**Task details**
Copy out all lines bearing the word "xmid" from the listing below.
══ Records for the task ══
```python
def attention_bwd_qkv(qkv, o, do, lse, B, N, H, hd, scale):
    if hd not in _attn_hds(qkv.dtype):
        q, k, v = heads_split(qkv, B, N, H, hd)
        return heads_merge(*attention_bwd(q, k, v, o, do, lse, scale), B, N, H, hd)
    dqkv = torch.empty_like(qkv)
    delta = torch.empty(2, B, H, (N + 63) // 64 * 64, dtype=torch.float32, device=qkv.device)
    call("ldmae_attention_bwd_qkv", dt(qkv.dtype), ptr(qkv), ptr(o), ptr(_c(do)), ptr(lse), ptr(dqkv), ptr(delta), B, H, N, hd, float(scale), stream())
    return dqkv


def swiglu_fwd(h12):
    M, H2 = h12.shape
    hid = torch.empty(M, H2 // 2, dtype=h12.dtype, device=h12.device)
    call("ldmae_swiglu_fwd", dt(h12.dtype), ptr(h12), ptr(hid), M, H2 // 2, stream())
    return hid

# ... 1071 lines not shown
```

Measured before the change: 1308 images/s.

## Fuse gated residual adds into next RMSNorm-modulate and recompute xmid in backward

Replaces the per-block GEMM-with-gated-residual epilogues with plain GEMMs, followed by a fused kernel that applies both gated residual updates and computes the next block's RMSNorm-modulate output. The fp32 mid-block residual (xmid) is no longer stored. The backward gate kernel rebuilds it from x, y1 and the gate, which saves fp32 activation writes and separate norm passes. The cost is extra reads of the branch outputs, and a forward norm result handed between blocks through a pointer-keyed chain dict, which adds bookkeeping and some fragility.

```diff
diff --git a/include/ldmae_hip.h b/include/ldmae_hip.h
--- a/include/ldmae_hip.h
+++ b/include/ldmae_hip.h
@@ -63,6 +63,13 @@
                                     const float* rstd, float* dx_accum, float beta_x, float* dshift, float* dscale, int dmod_ld, float* dw,
                                     float beta_w, const void* y, const float* gate, int gate_ld, void* dy, float* dgate, int dgate_ld,
                                     float* dbias, int M, int D, int rows_per_batch, float* workspace, void* stream);
+int ldmae_rmsnorm_modulate_bwd_gate_recompute(int dtype, const void* dout, const float* x, const float* w, const float* scale, int mod_ld,
+                                              const float* rstd, float* dx_accum, float beta_x, float* dshift, float* dscale, int dmod_ld,
+                                              float* dw, float beta_w, const void* y, const float* gate, int gate_ld, void* dy, float* dgate,
+                                              int dgate_ld, float* dbias, int M, int D, int rows_per_batch, float* workspace, void* stream);
+int ldmae_res_rmsnorm_modulate_fwd(int dtype, const float* x, const void* ya, const float* gate_a, int gate_a_ld, const void* yb,
+                                   const float* gate_b, int gate_b_ld, float* xout, const float* w, const float* shift, const float* scale,
+                                   int mod_ld, void* out, float* rstd, int M, int D, int rows_per_batch, float eps, void* stream);
 int ldmae_layernorm_modulate_fwd(int out_dtype, const float* x, const float* shift, const float* scale, int mod_ld, void* out, float* rstd,
                                  int M, int D, int rows_per_batch, float eps, void* stream);
 int ldmae_layernorm_modulate_bwd(int dtype, const void* dout, const float* x, const float* scale, int mod_ld, const float* rstd, float* dx_accum,
diff --git a/ldmae_amd/_lib.py b/ldmae_amd/_lib.py
--- a/ldmae_amd/_lib.py
+++ b/ldmae_amd/_lib.py
@@ -39,6 +39,9 @@
     "ldmae_rmsnorm_modulate_bwd_gate_workspace_bytes": (_l, [_i, _i, _i]),
     "ldmae_rmsnorm_modulate_bwd_gate": (_i, [_i, _vp, _vp, _vp, _vp, _i, _vp, _vp, _f, _vp, _vp, _i, _vp, _f, _vp, _vp, _i, _vp, _vp, _i, _vp,
                                              _i, _i, _i, _vp, _vp]),
+    "ldmae_rmsnorm_modulate_bwd_gate_recompute": (_i, [_i, _vp, _vp, _vp, _vp, _i, _vp, _vp, _f, _vp, _vp, _i, _vp, _f, _vp, _vp, _i, _vp, _vp, _i,
+                                                       _vp, _i, _i, _i, _vp, _vp]),
+    "ldmae_res_rmsnorm_modulate_fwd": (_i, [_i, _vp, _vp, _vp, _i, _vp, _vp, _i, _vp, _vp, _vp, _vp, _i, _vp, _vp, _i, _i, _i, _f, _vp]),
     "ldmae_qknorm_rope_fwd": (_i, [_i, _vp, _vp, _vp, _vp, _vp, _vp, _vp, _vp, _i, _i, _i, _i, _f, _vp]),
     "ldmae_qknorm_rope_bwd_workspace_bytes": (_l, [_i, _i, _i, _i]),
     "ldmae_qknorm_rope_bwd": (_i, [_i, _vp, _vp, _vp, _vp, _vp, _vp, _vp, _vp, _vp, _vp, _vp, _f, _vp, _i, _i, _i, _i, _f, _vp, _vp]),
diff --git a/ldmae_amd/csrc/common.h b/ldmae_amd/csrc/common.h
--- a/ldmae_amd/csrc/common.h
+++ b/ldmae_amd/csrc/common.h
@@ -142,6 +142,10 @@
   return make_float4(t.x * c.x - t.y * s.x, t.y * c.y + t.x * s.y, t.z * c.z - t.w * s.z, t.w * c.w + t.z * s.w);
 }
 
+__device__ __forceinline__ float4 gate_res4(float4 x, float4 g, float4 y) {
+  return make_float4(fmaf(g.x, y.x, x.x), fmaf(g.y, y.y, x.y), fmaf(g.z, y.z, x.z), fmaf(g.w, y.w, x.w));
+}
+
 __device__ __forceinline__ unsigned xcd_remap(unsigned bid, unsigned nwg) {
   const unsigned q = nwg >> 3, r = nwg & 7, x = bid & 7, i = bid >> 3;
   return (x < r ? x * (q + 1) : r * (q + 1) + (x - r) * q) + i;
diff --git a/ldmae_amd/csrc/elementwise.hip b/ldmae_amd/csrc/elementwise.hip
--- a/ldmae_amd/csrc/elementwise.hip
+++ b/ldmae_amd/csrc/elementwise.hip
@@ -15,6 +15,10 @@
 template <> __device__ __forceinline__ void store4<bf16>(bf16* p, float4 v) {
   bf16x4 o; o[0] = (bf16)v.x; o[1] = (bf16)v.y; o[2] = (bf16)v.z; o[3] = (bf16)v.w;
   __builtin_nontemporal_store(o, (bf16x4*)p);
+}
+template <> __device__ __forceinline__ void store4<f16>(f16* p, float4 v) {
+  f16x4 o; o[0] = from_f<f16>(v.x); o[1] = from_f<f16>(v.y); o[2] = from_f<f16>(v.z); o[3] = from_f<f16>(v.w);
+  *(f16x4*)p = o;
 }
 __device__ __forceinline__ float4 f4(float a) { return make_float4(a, a, a, a); }
 __device__ __forceinline__ float4 operator+(float4 a, float4 b) { return make_float4(a.x + b.x, a.y + b.y, a.z + b.z, a.w + b.w); }
@@ -145,8 +149,106 @@
   }
 }
 
-struct GateBwdArgs { const void* y; const float* gate; int gate_ld; void* dy; float* Pg; float* Pb; int dx_overwrite; int center; };
-template <int NCH, typename T, bool GATE, bool FULL = false>
+template <bool FMA> __device__ __forceinline__ float sumsq4_guarded(float4 a) {
+#pragma clang fp contract(off)
+  if constexpr (FMA) return fmaf(a.x, a.x, a.y * a.y) + fmaf(a.z, a.z, a.w * a.w);
+  else return (a.x * a.x + a.y * a.y) + (a.z * a.z + a.w * a.w);
+}
+
+template <int NCH, typename T, bool FULL = false>
+__global__ __launch_bounds__(256) void res_rmsnorm_mod_fwd_kernel(const float* __restrict__ x, const T* __restrict__ ya,
+                                                                  const float* __restrict__ ga, int ga_ld, const T* __restrict__ yb,
+                                                                  const float* __restrict__ gb, int gb_ld, float* __restrict__ xout,
+                                                                  const float* __restrict__ w, const float* __restrict__ shift,
+                                                                  const float* __restrict__ scale, int mod_ld, T* __restrict__ out,
+                                                                  float* __restrict__ rstd, int M, int D, int rpb, float eps) {
+  const int lane = threadIdx.x & 63, wave = threadIdx.x >> 6, nch = D >> 2;
+  float4 wv[NCH];
+#pragma unroll
+  for (int i = 0; i < NCH; ++i) { const int c = lane + 64 * i; wv[i] = (c < nch && out) ? *(const float4*)(w + 4 * c) : f4(0.f); }
+  if constexpr (FULL) {
+    const int m0 = (blockIdx.x * 4 + wave) * 4, b = m0 / rpb;
+    float4 sc1[NCH], sh[NCH], gav[NCH], gbv[NCH];
+#pragma unroll
+    for (int i = 0; i < NCH; ++i) {
+      sc1[i] = scale ? f4(1.f) + *(const float4*)(scale + (size_t)b * mod_ld + 4 * lane + 256 * i) : f4(1.f);
+      sh[i] = shift ? *(const float4*)(shift + (size_t)b * mod_ld + 4 * lane + 256 * i) : f4(0.f);
+      gav[i] = *(const float4*)(ga + (size_t)b * ga_ld + 4 * lane + 256 * i);
+      gbv[i] = yb ? *(const float4*)(gb + (size_t)b * gb_ld + 4 * lane + 256 * i) : f4(0.f);
+    }
+    for (int r = 0; r < 4; ++r) {
+      const int m = m0 + r;
+      const size_t ro = (size_t)m * D + 4 * lane;
+      float4 xv[NCH], yav[NCH], ybv[NCH];
+      float ss = 0.f;
+#pragma unroll
+      for (int i = 0; i < NCH; ++i) xv[i] = *(const float4*)(x + ro + 256 * i);
+#pragma unroll
+      for (int i = 0; i < NCH; ++i) { yav[i] = load4<T>(ya + ro + 256 * i); ybv[i] = yb ? load4<T>(yb + ro + 256 * i) : f4(0.f); }
+#pragma unroll
+      for (int i = 0; i < NCH; ++i) {
+        xv[i] = gate_res4(xv[i], gav[i], yav[i]);
+        if (yb) xv[i] = gate_res4(xv[i], gbv[i], ybv[i]);
+        if (xout) *(float4*)(xout + ro + 256 * i) = xv[i];
+      }
+      if (!out) continue;
+#pragma unroll
+      for (int i = 0; i < NCH; ++i) ss += hsum(xv[i] * xv[i]);
+      ss = wave_sum(ss);
+      const float rs = rsqrtf(ss / (float)D + eps);
+      if (lane == 0 && rstd) rstd[m] = rs;
+#pragma unroll
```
═══
**Finished task**
## Fuse gated residual adds into next RMSNorm-modulate and recompute xmid in backward
Replaces the per-block GEMM-with-gated-residual epilogues with plain GEMMs, followed by a fused kernel that applies both gated residual updates and computes the next block's RMSNorm-modulate output. The fp32 mid-block residual (xmid) is no longer stored. The backward gate kernel rebuilds it from x, y1 and the gate, which saves fp32 activation writes and separate norm passes. The cost is extra reads of the branch outputs, and a forward norm result handed between blocks through a pointer-keyed chain dict, which adds bookkeeping and some fragility.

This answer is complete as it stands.